Abstract

Kinetochores are instrumental for accurate chromosome segregation by binding to microtubules in order to move chromosomes and by delaying anaphase onset through the spindle assembly checkpoint (SAC). Dynamic phosphorylation of kinetochore components is key to control these activities and is tightly regulated by temporal and spatial recruitment of kinases and phosphoprotein phosphatases (PPPs). Here we focus on PP1, PP2A-B56 and PP2A-B55, three PPPs that are important regulators of mitosis. Despite the fact that these PPPs share a very similar active site, they target unique ser/thr phosphorylation sites to control kinetochore function. Specificity is in part achieved by PPPs binding to short linear motifs (SLiMs) that guide their substrate specificity.
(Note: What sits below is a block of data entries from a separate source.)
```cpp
#define SF_DEPTH_TABLE 33
#ifndef SF_OCCL_MARGIN
#define SF_OCCL_MARGIN 0x1.8p-9f
#endif
#define SF_TILE 8
#define SF_WAVES_PER_BLOCK 4
#ifndef SF_WAVES_PER_EU
#define SF_WAVES_PER_EU 8
#endif
#ifndef SF_PAIR_WAVES_PER_EU
#define SF_PAIR_WAVES_PER_EU 7
#endif
#ifndef SF_TRACE_WAVES
#define SF_TRACE_WAVES 1
#endif
#define SF_LDS_ROOT 16
#define SF_LDS_CONE 8
#define SF_LDS_PLANE 38
#define SF_LDS_COLS 27
#define SF_LDS_TABLE (SF_LDS_PLANE + 3 * SF_LDS_COLS)
#define SF_LDS_E 32
#define SF_LDS_LEVEL (SF_LDS_TABLE + SF_LDS_E + 1)
#define SF_LDS_WAVE_FLOATS(levels) (SF_LDS_ROOT + SF_LDS_CONE + ((levels) - 1) * SF_LDS_LEVEL)
#define SF_RAYS_CSTACK (3 * 64)
#define SF_LDS_RAYS_FLOATS(levels) (SF_LDS_WAVE_FLOATS((levels) + 1) + (levels) * SF_RAYS_CSTACK)

#define SF_QUEUES 32u
// ... 226 lines not shown
```

### sphereflake-raytracer_amd/csrc/sf_kernels.hip

```cpp
#include <hip/hip_runtime.h>
#include <float.h>
#include <stddef.h>
#include <stdint.h>

#include "sf_internal.h"

#pragma clang fp contract(off)

#define SF_MAX_LEVELS 31

namespace {

__device__ __forceinline__ uint64_t wave_ballot(bool p) { return __builtin_amdgcn_ballot_w64(p); }

__device__ __forceinline__ float rsqrtps_x86(float x, const uint32_t* __restrict__ lut)
{
    const uint32_t b = __float_as_uint(x);
    const uint32_t E = (b >> 23) & 0xffu;
    const uint32_t key = ((E & 1u) << 10) | ((b & 0x7fffffu) >> 13);
    const int32_t E0 = (E & 1u) ? 127 : 128;
    const int32_t k = ((int32_t)E - E0) / 2;
    uint32_t r = (uint32_t)((int32_t)lut[key] - k * (1 << 23));
    if ((b & 0x7fffffffu) > 0x7f800000u) r = b | 0x00400000u;
    else if (E == 0u) r = (b & 0x80000000u) | 0x7f800000u;
// ... 501 lines not shown
    const float tlx = sel_mask(t_lo, -__builtin_inff(), tinym);
    const float th = hb ? thx : __builtin_inff();
    const float tl = hb ? tlx : __builtin_inff();
    uint64_t exm = wave_ballot(th < T);
    const uint64_t undm = wave_ballot(sel_mask(tl, __builtin_inff(), exm) < T);
    if (undm) {
        const float te = near_root_exact(tca, d2, R2b);
        exm |= undm & wave_ballot(te < T);
    }
    return exm;
}

__device__ __forceinline__ bool child_expands(float cx, float cy, float cz, float cc, float dx, float dy, float dz,
                                              float actv, float R2b, float T, float Tfar)
{
    const float tca = (cx * dx + cy * dy) + cz * dz;
    const float d2 = cc - tca * tca;
    const float xs = R2b - d2;
    const bool hb = __builtin_fminf(__builtin_fminf(tca, xs), actv) >= 0.0f;
    const uint64_t hbm = wave_ballot(hb);
    return hbm != 0ull && lod_expands(tca, d2, xs, hb, hbm, R2b, T, Tfar) != 0ull;
}

template <bool ANYHIT, bool INDEX_ORDER = false>
__device__ __forceinline__ uint64_t accept_hits(HitState& h, uint64_t& ancm, uint32_t& status, bool flag_ties,
                                                const float4 pc, float tca, float d2, uint32_t dd, uint64_t hsm,
                                                uint32_t idx, float R2s)
{
    {
        const float xs = R2s - d2;
        float ts;
        if ((wave_ballot(!(xs >= 0x1p-96f)) & hsm) != 0ull) ts = near_root_exact(tca, d2, R2s);
        else ts = near_root_big(tca, xs);
        uint64_t accm = hsm & wave_ballot(ts < h.minT);
        if constexpr (ANYHIT) {
            uint32_t hd = (uint32_t)h.depth;
            sel_in_place(hd, dd, accm);
            h.depth = (int32_t)hd;
            return accm;
        }
        const uint64_t tie = hsm & wave_ballot(ts == h.minT);
        if constexpr (INDEX_ORDER) accm |= tie & ancm;
        else if (tie != 0ull) {
            accm |= tie & ancm;
            if (flag_ties && (tie & ~ancm) != 0ull) status |= SF_STATUS_TIE;
        }
        sel_in_place(h.minT, ts, accm);
        sel_in_place(h.cx, pc.x, accm);
        sel_in_place(h.cy, pc.y, accm);
        sel_in_place(h.cz, pc.z, accm);
        sel_in_place(h.index, idx, accm);
        uint32_t hd = (uint32_t)h.depth;
        sel_in_place(hd, dd, accm);
        h.depth = (int32_t)hd;
        ancm |= accm;
        return accm;
    }
}
template <bool ANYHIT, bool INDEX_ORDER = false>
__device__ __forceinline__ uint64_t accept_self(HitState& h, uint64_t& ancm, uint32_t& status, bool flag_ties,
                                                const float4 pc, float tca, float d2, uint32_t dd, float actv,
                                                uint32_t idx, float R2s)
{
    const uint64_t hsm = wave_ballot(__builtin_fminf(__builtin_fminf(tca, R2s - d2), actv) >= 0.0f);
    if (hsm) return accept_hits<ANYHIT, INDEX_ORDER>(h, ancm, status, flag_ties, pc, tca, d2, dd, hsm, idx, R2s);
    return 0ull;
}
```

SLiMs bind to conserved pockets on PPPs and are degenerate in nature, giving rise to a range of binding affinities. These SLiMs control the assembly of numerous substrate specifying complexes and their position and binding strength allow PPPs to target specific phosphorylation sites. In addition, the activity of PPPs is regulated by mitotic kinases and inhibitors, either directly at the activity level or through affecting PPP–SLiM interactions. Here, we discuss recent progress in understanding the regulation of PPP specificity and activity and how this controls kinetochore biology.